Мендоса и Сарате поняли, что имеют дело с безжалостными сердцами; они смотрели друг на друга и взорами выражали свою безграничную горесть. Когда же дележ добычи кончился и тунисский пират собрался возвратиться на свой корабль с доставшимися ему невольниками, друзья подумали, что умрут от горя. Мендоса подошел к толедцу и, крепко обняв его, воскликнул:

— Неужели нам придется расстаться? Какая ужасная необходимость! Мало того, что дерзость похитителя остается безнаказанной, нам даже не дано вместе страдать и сокрушаться. Ах, дон Хуан, чем прогневили мы небо, что подвергаемся такой жестокой участи?

— Не ищите далеко причины наших несчастий, — ответил дон Хуан, — в них виноват я один. Смерть двух человек, которых я погубил, хотя и простительная в глазах людей, вероятно, прогневила небо, а вас оно наказывает за то, что вы сдружились с несчастным, вполне заслуженно гонимым судьбой.

Они проливали столь обильные слезы и так рыдали, что прочие пленники были растроганы их горем не меньше, чем своим собственным. Но когда тунисские солдаты, еще более жестокие, чем их господин, увидели, что Мендоса медлит, они грубо вырвали его из объятий толедца и потащили за собой осыпая ударами.

— Прощайте, любезный друг, я вас уже больше никогда не увижу! — воскликнул он. — Донья Теодора не отомщена, — и это сознание будет для меня мучительнее, чем все жестокости, которые готовят мне эти варвары.

Дон Хуан не мог ответить на этот возглас: он так был возмущен обращением с его другом, что голос его осекся.

Порядок повествования требует, чтобы мы последовали за толедцем, поэтому мы покинем дона Фадрике на тунисском судне.

Алжирский корсар взял курс на свою гавань. Прибыв туда, он повел пленников к паше, а оттуда на рынок, где продают невольников. Один из офицеров дея Месоморто купил дона Хуана для своего начальника, а тот определил нового невольника для работ в саду при гареме. Эти обязанности, хотя и тяжелые для дворянина, были ему приятны, потому что давали возможность побыть в одиночестве. В его положении самым отрадным было предаваться на свободе мыслям о своих злоключениях. Дон Хуан беспрестанно вспоминал о них и вместо того, чтобы отгонять печальные образы прошлого, с удовольствием воскрешал их в памяти.

Однажды, не заметив дея, который гулял по саду, он во время работы стал напевать какую-то печальную песнь. Месоморто остановился, чтобы его послушать; голос певца понравился дею, и он из любопытства подошел к невольнику и спросил, как его зовут. Толедец ответил, что его зовут Альваро. Поступив к дею, он почел нужным переменить имя, по обычаю невольников, и назвался так потому, что постоянно думал о похищении Теодоры доном Альваро Понсе; это было первое имя, пришедшее ему в голову.

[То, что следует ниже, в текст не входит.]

         for (int u = 0; u < 4; ++u) {
           const int v = v0 + lane + 32 * u;
           if (v < nv) {
             const cplx z = zs[v];
-            sr += x[u].x * z.x + x[u].y * z.y;
-            si += x[u].y * z.x - x[u].x * z.y;
+            sr0 += x0[u].x * z.x + x0[u].y * z.y;
+            si0 += x0[u].y * z.x - x0[u].x * z.y;
+            sr1 += x1[u].x * z.x + x1[u].y * z.y;
+            si1 += x1[u].y * z.x - x1[u].x * z.y;
           }
         }
       }
-      sr = warp_sum(sr); si = warp_sum(si);
-      if (lane == 0) { out[c] = make_double2(sr, si); part += sr * sr + si * si; }
+      sr0 = warp_sum(sr0); si0 = warp_sum(si0);
+      sr1 = warp_sum(sr1); si1 = warp_sum(si1);
+      if (lane == 0) {
+        out[c0] = make_double2(sr0, si0); part += sr0 * sr0 + si0 * si0;
+        if (c1 < len) { out[c1] = make_double2(sr1, si1); part += sr1 * sr1 + si1 * si1; }
+      }
     }
   } else {
     const int cl = lane & 7, g = lane >> 3;
@@ -2201,39 +2224,51 @@
     if (mode == 0) a.iso[(size_t)c * k + kk] = v; else a.iso[(size_t)kk * m + c] = v;
   }
   if (a.qNb != nullptr && (a.kind == DK_ORTH_LEFT || a.kind == DK_ORTH_RIGHT)) {
-    const int D = a.D, chiFar = *a.dimNb, qj = B.q;
+    const int D = a.D, chiFar = *a.dimNb;
     if (a.kind == DK_ORTH_LEFT) {
       const long long far = (long long)D * chiFar;
-      for (int r = tid; r < chiFar; r += BUILD_THREADS) {
-        const int sx = a.qNb[r] - qj;
+      int G = 1;
+      while (G < 8 && G * 2 * chiFar <= BUILD_THREADS) G *= 2;
+      const int R = BUILD_THREADS / G;
+      const int g = tid / R, rr = tid % R;
+      for (int r0 = 0; r0 < chiFar; r0 += R) {
+        const int r = r0 + rr;
+        const int sx = r < chiFar ? a.qNb[r] - qj : -1;
         double ar = 0.0, ai = 0.0;
         if (sx >= 0 && sx < D) {
           const cplx* col = a.nb_in + (long long)sx * chiFar + r;
 #pragma unroll 4
-          for (int t = 0; t < nv; ++t) {
+          for (int t = g; t < nv; t += G) {
             const cplx z = zs[t], x = col[(long long)vidx[t] * far];
             ar += z.x * x.x - z.y * x.y;
             ai += z.x * x.y + z.y * x.x;
           }
         }
-        for (int sp = 0; sp < D; ++sp)
-          a.nb_out[(long long)kk * far + (long long)sp * chiFar + r] = sp == sx ? make_double2(ar * sigma, ai * sigma) : make_double2(0.0, 0.0);
+        s_push[tid] = make_double2(ar, ai);
+        __syncthreads();
+        if (g == 0 && r < chiFar) {
+          for (int gg = 1; gg < G; ++gg) { const cplx p = s_push[gg * R + rr]; ar += p.x; ai += p.y; }
+          for (int sp = 0; sp < D; ++sp)
+            a.nb_out[(long long)kk * far + (long long)sp * chiFar + r] = sp == sx ? make_double2(ar * sigma, ai * sigma) : make_double2(0.0, 0.0);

Месоморто, который порядочно говорил по-испански, задал ему несколько вопросов об испанских обычаях и в особенности о том, как держат себя там мужчины, чтобы понравиться женщинам. Ответ дона Хуана пришелся дею по душе.

— Альваро, ты мне кажешься умным человеком, и я не думаю, чтобы ты был простого звания, — сказал он ему, — но кто бы ты ни был, на твое счастье, ты понравился мне, и я хочу почтить тебя своим доверием.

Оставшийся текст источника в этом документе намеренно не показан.